Well, can we look at one?

We could try and

plot the magnitude of the DFT since the DFT is a two dimensional signal.

And therefore, it can be interpreted as an image.

But, this wouldn't work.

Because the dynamic range of the DFT is way too big for

either a monitor screen or a piece of paper to represent.

We wouldn't have enough grayscale level to show the details.

So we could try and

normalize the values by dividing the DFT magnitude by its maximum value.

And yet that wouldn't work either.

Because for images on average the distribution of the magnitude

of Fourier coefficients follows a curve like this one.

So what we have here is a few outliers here that really go above the average

values of the coefficients.

And some tail outliers here that drive the value down.

What we're interested in is this band between the extrema.

So we take a two-step approach, first we remove the flagrant outliers.

For instance the value of the DFT in 0, 0 is simply the sum of all pixel values.

Now for grayscale images where all pixels are positive values between zero and

one, say.

This will be definitely a large value with respect to any other coefficient.

And then to remove the tail, we use nonlinear mapping.

For instance, we use a curve like x to the power of 1/3

after normalizing all values between zero and one.

So for instance, if this is the range between zero and

one the nonlinearity will map this range like so.

Which means that the tail outliers that we've seen before will

be squished in a band that is very close to 0.

And so they will appear as black pixels.

And the rest of the values, those that we're interested in,

will occupy the bulk of the dynamic range of the median.

If we do that, we obtain something like this.

So our little dog has been transformed in this cryptic image here.

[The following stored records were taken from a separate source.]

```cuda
template <class Net, bool RES, int DC = 0, int LC = 0>
struct DeviceCtxMma {
  using NetT = Net;
  using Ref = WRef<RES>;
  static constexpr bool kConstPlan = RES && DC > 0 && LC > 0;
  static constexpr int kcW = 0;
  static constexpr int kcCw = Net::kPp + LC * (16 * ((DC - 1) * (DC + 2) / 2) + (DC - 1) * (Net::kM + 1) * 16);
  static constexpr int kcFrag = (kcCw + 31) / 32 * 32;
  static constexpr int kcWt = kcFrag + LC * (DC - 1) * Net::kM * kFragFloats;
  static constexpr int kcWtStride = (Net::kM + 1) * kWtFloats;
  static constexpr int kcFk = kcWt + kWarps * kcWtStride;
  __device__ __forceinline__ Ref wref() const {
    if constexpr (kConstPlan) return Ref{dyn_smem_base() + (uint32_t)kcW * 4u};
    else return w_ref;
  }
  __device__ __forceinline__ Ref fref() const {
    if constexpr (kConstPlan) return Ref{dyn_smem_base() + (uint32_t)kcFrag * 4u};
    else return frag_ref;
  }
  __device__ __forceinline__ uint32_t swt() const {
    if constexpr (kConstPlan) return dyn_smem_base() + ((uint32_t)kcWt + (threadIdx.x >> 5) * (uint32_t)kcWtStride) * 4u;
    else return s_wt;
  }
  static constexpr bool kWarpMlp = true;
  static constexpr bool kAccInGlobal = true;
  static constexpr int H = Net::kH, M = Net::kM, Pp = Net::kPp;
  static_assert(H == 16 && Pp == 16, "the warp-MMA engine is written for 16-wide layers");
  float* smem;
  const float* gW;
  SmemPlan p;
  float* gacc;
  const float* gfrag;
  Ref w_ref, frag_ref;
  uint32_t s_wt;
  float* stash = nullptr;
  static constexpr int kStateFloats = 2 * Net::kK + 10;
  static constexpr int kStateChunks = (kStateFloats + 3) / 4;
  static constexpr int kStashChunks = 4 * M + kStateChunks;
  static constexpr int kStashCondFloats = kStashChunks * kTile * 4;
  __device__ __forceinline__ void bind_stash(float* q) { stash = q; }
  __device__ __forceinline__ bool stash_on() const { return stash != nullptr; }
  __device__ __forceinline__ float* stash_of(int D, int layer, int d) const {
    return stash + (size_t)(layer * (D - 1) + d - 1) * kStashCondFloats + threadIdx.x * 4;
  }
  __device__ __forceinline__ static void stash_put(float* q, int chunk0, const float (&v)[2][2][4]) {
#pragma unroll
    for (int c = 0; c < 4; ++c)
      __stcg(reinterpret_cast<float4*>(q + (chunk0 + c) * kTile * 4),
             make_float4(v[c >> 1][c & 1][0], v[c >> 1][c & 1][1], v[c >> 1][c & 1][2], v[c >> 1][c & 1][3]));
  }
  __device__ __forceinline__ void stash_state(int D, int layer, int d, const SplineState<float, Net::kK>& st) const {
    constexpr int K = Net::kK;
    float b[kStateChunks * 4];
#pragma unroll
    for (int k = 0; k < K; ++k) { b[k] = st.pw[k]; b[K + k] = st.ph[k]; }
    b[2 * K] = st.x0; b[2 * K + 1] = st.x1; b[2 * K + 2] = st.y0; b[2 * K + 3] = st.y1;
    b[2 * K + 4] = st.d0; b[2 * K + 5] = st.d1; b[2 * K + 6] = st.u0; b[2 * K + 7] = st.u1;
    b[2 * K + 8] = st.u_tail;
    b[2 * K + 9] = __int_as_float(st.idx | (st.tail << 8));
#pragma unroll
    for (int j = kStateFloats; j < kStateChunks * 4; ++j) b[j] = 0.f;
    float* q = stash_of(D, layer, d) + 4 * M * kTile * 4;
#pragma unroll
    for (int c = 0; c < kStateChunks; ++c)
      __stcg(reinterpret_cast<float4*>(q + c * kTile * 4), make_float4(b[4 * c], b[4 * c + 1], b[4 * c + 2], b[4 * c + 3]));
  }

  bool clear_acc;
  __device__ __forceinline__ void bind_partials(float* q, bool clear = true) { gacc = q; clear_acc = clear; }
  __device__ __forceinline__ void bind_frags(const float* q) { gfrag = q; }

  __device__ __forceinline__ int row_in_tile() const {
    const int lane = threadIdx.x & 31;
    return (threadIdx.x & ~31) + 8 * (lane & 3) + (lane >> 2);
  }

  __device__ __forceinline__ void setup(int D, int L, uint64_t*, uint32_t*) {
    const uint32_t s0 = (uint32_t)__cvta_generic_to_shared(smem);
    s_wt = s0 + (p.off_wt + (threadIdx.x >> 5) * p.wt_stride) * 4;
    if constexpr (kConstPlan) {
      if (D != DC || L != LC || p.off_w != kcW || p.off_frag != kcFrag || p.off_wt != kcWt || p.wt_stride != kcWtStride ||
          p.off_fk != kcFk || smem != dyn_smem_ptr())
        __trap();
    }
    if (gacc && clear_acc)
      for (int i = threadIdx.x; i < p.total; i += blockDim.x) gacc[i] = 0.f;
    if constexpr (RES) {
      w_ref = Ref{s0 + (uint32_t)p.off_w * 4u};
      frag_ref = Ref{s0 + (uint32_t)p.off_frag * 4u};
      float* stage = smem + p.off_wt;
      const bool staged = p.total <= kWarps * p.wt_stride;
      if (staged) {
        load_weights(stage, gW, p.total);
        __syncthreads();
      }
      const float* blob = staged ? stage : gW;
      for (int i = threadIdx.x; i < Pp; i += blockDim.x) smem[p.off_w + i] = blob[i];
      for (int mlp = 0; mlp < L * (D - 1); ++mlp) {
        const int layer = mlp / (D - 1), d = mlp - layer * (D - 1) + 1;
        const float* src = blob + mlp_offset<Net>(D, layer, d);
        float* dst = smem + p.off_w + cw_offset(D, M, Pp, layer, d);
        const int n0 = (d + 2) * 16;
        for (int i = threadIdx.x; i < n0 + M * 16; i += blockDim.x) {
          int so = i;
          if (i >= n0) {
            const int m = (i - n0) >> 4, j = i & 15;
            so = n0 + m * (H * H + H) + H * H + j;
          }
          dst[i] = src[so];
        }
      }
      const int n_mat = L * (D - 1) * M;
      const int nb = (int)blockDim.x - 32;
      if (staged) {
        if ((int)threadIdx.x >= nb) {
          first_knots_build_warp<Net::kK>(stage, FixedSplineConsts<float, Net::kK>(),
                                          *reinterpret_cast<FirstKnots<float, Net::kK>*>(smem + p.off_fk));
        } else {
          for (int e = threadIdx.x; e < n_mat * 256; e += nb)
            reinterpret_cast<float4*>(smem + p.off_frag)[e] = frag_element<false>(stage, D, M, e);
        }
        __syncthreads();
        return;
      }
      for (int e = threadIdx.x; e < n_mat * 256; e += blockDim.x)
        reinterpret_cast<float4*>(smem + p.off_frag)[e] = frag_element<true>(gW, D, M, e);
    } else {
      load_weights(smem + p.off_w, gW, Pp);
      w_ref = Ref{gW};
      frag_ref = Ref{gfrag};
    }
    __syncthreads();
    build_first_knots<Net>(smem + p.off_w, smem + p.off_fk);
    __syncthreads();
  }
  __device__ __forceinline__ void teardown() {}

  __device__ __forceinline__ const float* first_params() const { return smem + p.off_w; }
  __device__ __forceinline__ const FirstKnots<float, Net::kK>& first_knots() const {
    if constexpr (kConstPlan) return *reinterpret_cast<const FirstKnots<float, Net::kK>*>(dyn_smem_ptr() + kcFk);
    else return *reinterpret_cast<const FirstKnots<float, Net::kK>*>(smem + p.off_fk);
  }

  __device__ __forceinline__ static void store_c(uint32_t tile, const MmaLane& ln, const float (&x)[2][2][4]) {
#pragma unroll
    for (int q = 0; q < 4; ++q)
#pragma unroll
      for (int nt = 0; nt < 2; ++nt)
        sts64(tile + ln.cbase + q * 512 + 16 * (ln.cu ^ (2 * nt ^ q)), x[q >> 1][nt][2 * (q & 1)],
              x[q >> 1][nt][2 * (q & 1) + 1]);
  }
  __device__ __forceinline__ static void store_a(uint32_t tile, const MmaLane& ln, const float (&a)[2][2][4]) {
#pragma unroll
    for (int q = 0; q < 4; ++q)
#pragma unroll
      for (int nt = 0; nt < 2; ++nt) {
        const uint32_t ad = tile + ln.cbase + q * 512 + 16 * (ln.cu ^ (2 * nt ^ q));
        sts32(ad, a[q >> 1][nt][q & 1]);
        sts32(ad + 4, a[q >> 1][nt][(q & 1) + 2]);
      }
  }
  __device__ __forceinline__ static void load_c(uint32_t tile, const MmaLane& ln, float (&x)[2][2][4]) {
#pragma unroll
    for (int q = 0; q < 4; ++q)
#pragma unroll
      for (int nt = 0; nt < 2; ++nt) {
        const float2 v = lds64(tile + ln.cbase + q * 512 + 16 * (ln.cu ^ (2 * nt ^ q)));
        x[q >> 1][nt][2 * (q & 1)] = v.x;
        x[q >> 1][nt][2 * (q & 1) + 1] = v.y;
      }
  }
  __device__ __forceinline__ static void store_row(uint32_t tile, const MmaLane& ln, const float* v) {
#pragma unroll
    for (int c = 0; c < 4; ++c)
      sts128(tile + ln.rbase + 16 * (ln.ru ^ c), v[4 * c], v[4 * c + 1], v[4 * c + 2], v[4 * c + 3]);
  }
  __device__ __forceinline__ static void load_row(uint32_t tile, const MmaLane& ln, float* v) {
#pragma unroll
    for (int c = 0; c < 4; ++c) {
      const float4 q = lds128(tile + ln.rbase + 16 * (ln.ru ^ c));
      v[4 * c] = q.x; v[4 * c + 1] = q.y; v[4 * c + 2] = q.z; v[4 * c + 3] = q.w;
    }
  }

  __device__ __forceinline__ static void dense16(const float (&a)[2][2][4], Ref frag, Ref bias,
                                                 const MmaLane& ln, float (&o)[2][2][4]) {
    float2 c0 = make_float2(0.f, 0.f), c1 = c0;
    if (bias.valid()) {
      c0 = (bias + 2 * ln.t).ld2();
      c1 = (bias + 8 + 2 * ln.t).ld2();
    }
#pragma unroll
    for (int mt = 0; mt < 2; ++mt) {
      o[mt][0][0] = c0.x; o[mt][0][1] = c0.y; o[mt][0][2] = c0.x; o[mt][0][3] = c0.y;
      o[mt][1][0] = c1.x; o[mt][1][1] = c1.y; o[mt][1][2] = c1.x; o[mt][1][3] = c1.y;
    }
    const Ref fr = frag + ln.lane * 4;
#pragma unroll
    for (int ks = 0; ks < 2; ++ks) {
      uint32_t ahi[2][4], alo[2][4];
#pragma unroll
      for (int mt = 0; mt < 2; ++mt)
#pragma unroll
        for (int e = 0; e < 4; ++e) split_tf32(a[mt][ks][e], ahi[mt][e], alo[mt][e]);
#pragma unroll
      for (int nt = 0; nt < 2; ++nt) {
        const float4 f = (fr + (ks * 2 + nt) * 128).ld4();
        const uint32_t bh0 = __float_as_uint(f.x), bh1 = __float_as_uint(f.y);
        const uint32_t bl0 = __float_as_uint(f.z), bl1 = __float_as_uint(f.w);
#pragma unroll
        for (int mt = 0; mt < 2; ++mt) {
          mma_tf32(o[mt][nt], alo[mt], bh0, bh1);
          mma_tf32(o[mt][nt], ahi[mt], bl0, bl1);
          mma_tf32(o[mt][nt], ahi[mt], bh0, bh1);
        }
      }
    }
  }

  __device__ __forceinline__ static void relu_to_a(const float (&c)[2][2][4], float (&a)[2][2][4]) {
#pragma unroll
    for (int mt = 0; mt < 2; ++mt)
#pragma unroll
      for (int nt = 0; nt < 2; ++nt) {
        a[mt][nt][0] = fmaxf(c[mt][nt][0], 0.f);
        a[mt][nt][1] = fmaxf(c[mt][nt][2], 0.f);
        a[mt][nt][2] = fmaxf(c[mt][nt][1], 0.f);
        a[mt][nt][3] = fmaxf(c[mt][nt][3], 0.f);
      }
  }

  __device__ __forceinline__ void cond_forward(int D, int layer, int d, float tval, const float* cvec,
                                               float* theta, bool keep, bool put = false) const {
    float* sq = put ? stash_of(D, layer, d) : nullptr;
    const MmaLane ln;
    const uint32_t wt = swt();
    const int n_in = d + 1, mlp = layer * (D - 1) + d - 1;
    const Ref W = wref() + (RES ? cw_offset(D, M, Pp, layer, d) : mlp_offset<Net>(D, layer, d));
    const Ref b0 = W + n_in * H;
    const Ref frag = fref() + mlp * M * kFragFloats;
    float x[2][2][4], a[2][2][4];
    {
      const float2 c0 = (b0 + 2 * ln.t).ld2();
      const float2 c1 = (b0 + 8 + 2 * ln.t).ld2();
#pragma unroll
      for (int mt = 0; mt < 2; ++mt) {
        x[mt][0][0] = c0.x; x[mt][0][1] = c0.y; x[mt][0][2] = c0.x; x[mt][0][3] = c0.y;
        x[mt][1][0] = c1.x; x[mt][1][1] = c1.y; x[mt][1][2] = c1.x; x[mt][1][3] = c1.y;
      }
    }
#pragma unroll 1
    for (int i = 0; i < n_in; ++i) {
      const float xi = i == 0 ? tval : cvec[perm_at(layer, i - 1, D)];
      const float2 w0 = (W + i * 16 + 2 * ln.t).ld2();
      const float2 w1 = (W + i * 16 + 8 + 2 * ln.t).ld2();
#pragma unroll
      for (int q = 0; q < 4; ++q) {
        const float xq = __shfl_sync(0xffffffffu, xi, (ln.lane & ~3u) | q);
        float* a0 = x[q >> 1][0] + 2 * (q & 1);
        float* a1 = x[q >> 1][1] + 2 * (q & 1);
        a0[0] = fmaf(xq, w0.x, a0[0]); a0[1] = fmaf(xq, w0.y, a0[1]);
        a1[0] = fmaf(xq, w1.x, a1[0]); a1[1] = fmaf(xq, w1.y, a1[1]);
      }
    }
    relu_to_a(x, a);
    if (keep) {
      __syncwarp();
      store_a(wt, ln, a);
    }
    if (put) stash_put(sq, 0, a);
    Ref bm = RES ? b0 + H : b0 + (H + H * H);
#pragma unroll
    for (int m = 1; m < M; ++m) {
      dense16(a, frag + (m - 1) * kFragFloats, bm, ln, x);
      relu_to_a(x, a);
      if (keep) store_a(wt + m * kWtFloats * 4, ln, a);
      if (put) stash_put(sq, 4 * m, a);
      bm = bm + (RES ? H : H * H + H);
    }
    dense16(a, frag + (M - 1) * kFragFloats, bm, ln, x);
    const uint32_t scratch = wt + (keep ? M : 0) * kWtFloats * 4;
    __syncwarp();
    store_c(scratch, ln, x);
    __syncwarp();
    load_row(scratch, ln, theta);
  }

  __device__ __forceinline__ void cond_restore(int D, int layer, int d, SplineState<float, Net::kK>& st, float min_slope) const {
    constexpr int K = Net::kK;
    const MmaLane ln;
    const uint32_t wt = swt();
    const float* sq = stash_of(D, layer, d);
    float4 f[kStashChunks];
#pragma unroll
    for (int c = 0; c < kStashChunks; ++c) f[c] = __ldcg(reinterpret_cast<const float4*>(sq + c * kTile * 4));
    __syncwarp();
#pragma unroll
    for (int m = 0; m < M; ++m) {
      float a[2][2][4];
#pragma unroll
      for (int c = 0; c < 4; ++c) {
        const float4 v = f[4 * m + c];
        a[c >> 1][c & 1][0] = v.x; a[c >> 1][c & 1][1] = v.y; a[c >> 1][c & 1][2] = v.z; a[c >> 1][c & 1][3] = v.w;
      }
      store_a(wt + m * kWtFloats * 4, ln, a);
    }
    float b[kStateChunks * 4];
#pragma unroll
    for (int c = 0; c < kStateChunks; ++c) {
      const float4 v = f[4 * M + c];
      b[4 * c] = v.x; b[4 * c + 1] = v.y; b[4 * c + 2] = v.z; b[4 * c + 3] = v.w;
    }
#pragma unroll
    for (int k = 0; k < K; ++k) { st.pw[k] = b[k]; st.ph[k] = b[K + k]; }
    st.x0 = b[2 * K]; st.x1 = b[2 * K + 1]; st.y0 = b[2 * K + 2]; st.y1 = b[2 * K + 3];
    st.d0 = b[2 * K + 4]; st.d1 = b[2 * K + 5]; st.u0 = b[2 * K + 6]; st.u1 = b[2 * K + 7];
    st.u_tail = b[2 * K + 8];
    const int it = __float_as_int(b[2 * K + 9]);
    st.idx = it & 0xff;
    st.tail = it >> 8;
    st.s_tail = st.d0;
    if (st.tail == 2) st.s_tail = softplus(st.u_tail) + min_slope;
  }

  __device__ __forceinline__ static void colsum_add(const float (&v)[4], float* dst, const MmaLane& ln) {
    const bool hi = ln.lane & 16, b8 = ln.lane & 8;
    float k0 = hi ? v[2] : v[0], k1 = hi ? v[3] : v[1];
    const float s0 = hi ? v[0] : v[2], s1 = hi ? v[1] : v[3];
    k0 += __shfl_xor_sync(0xffffffffu, s0, 16);
    k1 += __shfl_xor_sync(0xffffffffu, s1, 16);
    float kk = b8 ? k1 : k0;
    const float ss = b8 ? k0 : k1;
    kk += __shfl_xor_sync(0xffffffffu, ss, 8);
    kk += __shfl_xor_sync(0xffffffffu, kk, 4);
    if (!(ln.lane & 4)) red_global(dst + (hi ? 8 : 0) + 2 * ln.t + (b8 ? 1 : 0), kk);
  }
  __device__ __forceinline__ static void colsum_a(const float (&a)[2][2][4], float* dst, const MmaLane& ln) {
    float s[4];
#pragma unroll
    for (int nt = 0; nt < 2; ++nt) {
      s[2 * nt] = (a[0][nt][0] + a[0][nt][1]) + (a[1][nt][0] + a[1][nt][1]);
      s[2 * nt + 1] = (a[0][nt][2] + a[0][nt][3]) + (a[1][nt][2] + a[1][nt][3]);
    }
    colsum_add(s, dst, ln);
  }

  __device__ __forceinline__ static void wgrad16(uint32_t TA, uint32_t TG, float* dst, const MmaLane& ln) {
    float dw[2][4];
#pragma unroll
    for (int nt = 0; nt < 2; ++nt)
#pragma unroll
      for (int e = 0; e < 4; ++e) dw[nt][e] = 0.f;
    const uint32_t ta = TA + ln.tbase, tg = TG + ln.tbase;
#pragma unroll
    for (int ks = 0; ks < 4; ++ks) {
      float av[4];
      av[0] = lds32(ta + ks * 512 + 16 * (ln.tu ^ ks));
      av[1] = lds32(ta + ks * 512 + 16 * (ln.tu ^ ks ^ 2));
      av[2] = lds32(ta + ks * 512 + 256 + 16 * (ln.tu ^ ks ^ 1));
      av[3] = lds32(ta + ks * 512 + 256 + 16 * (ln.tu ^ ks ^ 3));
      uint32_t ahi[4], alo[4];
#pragma unroll
      for (int e = 0; e < 4; ++e) split_tf32(av[e], ahi[e], alo[e]);
#pragma unroll
      for (int nt = 0; nt < 2; ++nt) {
        const float b0 = lds32(tg + ks * 512 + 16 * (ln.tu ^ ks ^ (2 * nt)));
        const float b1 = lds32(tg + ks * 512 + 256 + 16 * (ln.tu ^ ks ^ (2 * nt) ^ 1));
        uint32_t bh0, bh1, bl0, bl1;
        split_tf32(b0, bh0, bl0);
        split_tf32(b1, bh1, bl1);
        mma_tf32(dw[nt], alo, bh0, bh1);
        mma_tf32(dw[nt], ahi, bl0, bl1);
        mma_tf32(dw[nt], ahi, bh0, bh1);
      }
    }
#pragma unroll
    for (int nt = 0; nt < 2; ++nt) {
      float* q0 = dst + ln.g * 16 + 8 * nt + 2 * ln.t;
      red_global2(q0, dw[nt][0], dw[nt][1]);
      red_global2(q0 + 128, dw[nt][2], dw[nt][3]);
    }
  }

  __device__ __forceinline__ void cond_backward(int D, int layer, int d, float tval, const float* cvec,
                                                const float* gtheta, float* gvec) const {
    const MmaLane ln;
    const uint32_t wt = swt();
    const int n_in = d + 1, mlp = layer * (D - 1) + d - 1;
    const int w_off = mlp_offset<Net>(D, layer, d);
    const Ref W = wref() + (RES ? cw_offset(D, M, Pp, layer, d) : w_off);
    float* A = gacc + w_off;
    const Ref frag = fref() + (mlp * M * kFragFloats + 512);
    const uint32_t tg = wt + M * kWtFloats * 4;
    __syncwarp();
    store_row(tg, ln, gtheta);
    __syncwarp();
    float G[2][2][4];
    {
      float c[2][2][4];
      load_c(tg, ln, c);
#pragma unroll
      for (int mt = 0; mt < 2; ++mt)
#pragma unroll
        for (int nt = 0; nt < 2; ++nt) {
          G[mt][nt][0] = c[mt][nt][0]; G[mt][nt][1] = c[mt][nt][2];
          G[mt][nt][2] = c[mt][nt][1]; G[mt][nt][3] = c[mt][nt][3];
        }
    }
#pragma unroll
    for (int slot = M - 1; slot >= 0; --slot) {
      const int moff = n_in * H + H + slot * (H * H + H);
      wgrad16(wt + slot * kWtFloats * 4, tg, A + moff, ln);
      colsum_a(G, A + moff + H * 16, ln);
      float dh[2][2][4], hm[2][2][4];
      dense16(G, frag + slot * kFragFloats, Ref::none(), ln, dh);
      load_c(wt + slot * kWtFloats * 4, ln, hm);
#pragma unroll
      for (int mt = 0; mt < 2; ++mt)
#pragma unroll
        for (int nt = 0; nt < 2; ++nt) {
          G[mt][nt][0] = hm[mt][nt][0] > 0.f ? dh[mt][nt][0] : 0.f;
          G[mt][nt][1] = hm[mt][nt][2] > 0.f ? dh[mt][nt][2] : 0.f;
          G[mt][nt][2] = hm[mt][nt][1] > 0.f ? dh[mt][nt][1] : 0.f;
          G[mt][nt][3] = hm[mt][nt][3] > 0.f ? dh[mt][nt][3] : 0.f;
        }
      if (slot > 0) {
        __syncwarp();
        store_a(tg, ln, G);
        __syncwarp();
      }
    }
    colsum_a(G, A + n_in * H, ln);
#pragma unroll 1
    for (int i = 0; i < n_in; ++i) {
      const float xi = i == 0 ? tval : cvec[perm_at(layer, i - 1, D)];
      const float2 w0 = (W + i * 16 + 2 * ln.t).ld2();
      const float2 w1 = (W + i * 16 + 8 + 2 * ln.t).ld2();
      float pw[4] = {0.f, 0.f, 0.f, 0.f}, pin[4];
#pragma unroll
      for (int q = 0; q < 4; ++q) {
        const float xq = __shfl_sync(0xffffffffu, xi, (ln.lane & ~3u) | q);
        const float g00 = G[q >> 1][0][q & 1], g01 = G[q >> 1][0][(q & 1) + 2];
        const float g10 = G[q >> 1][1][q & 1], g11 = G[q >> 1][1][(q & 1) + 2];
        pw[0] = fmaf(xq, g00, pw[0]); pw[1] = fmaf(xq, g01, pw[1]);
        pw[2] = fmaf(xq, g10, pw[2]); pw[3] = fmaf(xq, g11, pw[3]);
        pin[q] = g00 * w0.x + g01 * w0.y + g10 * w1.x + g11 * w1.y;
      }
      colsum_add(pw, A + i * 16, ln);
      if (i >= 1) {
        const bool t2 = ln.lane & 2, t1 = ln.lane & 1;
        float k0 = t2 ? pin[2] : pin[0], k1 = t2 ? pin[3] : pin[1];
        const float s0 = t2 ? pin[0] : pin[2], s1 = t2 ? pin[1] : pin[3];
        k0 += __shfl_xor_sync(0xffffffffu, s0, 2);
        k1 += __shfl_xor_sync(0xffffffffu, s1, 2);
        float kk = t1 ? k1 : k0;
        const float ss = t1 ? k0 : k1;
        kk += __shfl_xor_sync(0xffffffffu, ss, 1);
        gvec[perm_at(layer, i - 1, D)] += kk;
      }
    }
  }

  __device__ __forceinline__ void flush_first(const float* gfirst, const RowTiles<float, Net>&) const {
    const uint32_t lane = threadIdx.x & 31;
#pragma unroll
    for (int j = 0; j < Pp; ++j) {
      float v = gfirst[j];
#pragma unroll
      for (int o = 16; o > 0; o >>= 1) v += __shfl_xor_sync(0xffffffffu, v, o);
      if (lane == 0) red_global(gacc + j, v);
    }
    __syncthreads();
  }
};

}
```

Where if we look very closely, we can identify for

instance some lines here and here.

That correspond to clear lines in the image captured by some

of the basis functions that have these orientations.

But by and large it's very, very difficult to understand what's going on.

We get a confirmation of our suspicion if we try

to invert the Fourier transform starting from the magnitude only.

So we take an image, we take the Fourier transform,

we discard the phase information.

And then we do an inverse Fourier transform from the magnitude.

What we get if we start with the dog picture is this picture here.

Where we are absolutely unable to guess the original picture.

What is more interesting is that if we do the same thing but

keep in just the phase, in other words we throw away the magnitude.

We set the magnitude uniformly at one but we keep the phase information and

then we do an inverse Fourier transform.

We obtain the following image.

So, with images the phase information carries most of the relevant information.

So, why is that?

The idea is that most of the semantic information in an image is contained

into its edges.

Edges are points of discontinuity in the gray level signal.

In 1D you would represent an edge as a transition from,

say a white level to a dark level.

This transition is what the eye perceives as an edge.

Now, edges therefore are very localized in space.

And they're not captured by the DFTs magnitude, which represents

the distribution in frequency of the energy of the whole image.

In order to obtain an edge from a combination of Fourier basis functions on

the other hand.

Their phase have to be aligned in a very precise manner.

And that's why the phase information captures the intelligibility

part of an image.

A consequence of this is that the global DFT of an image

is only of limited use in image processing.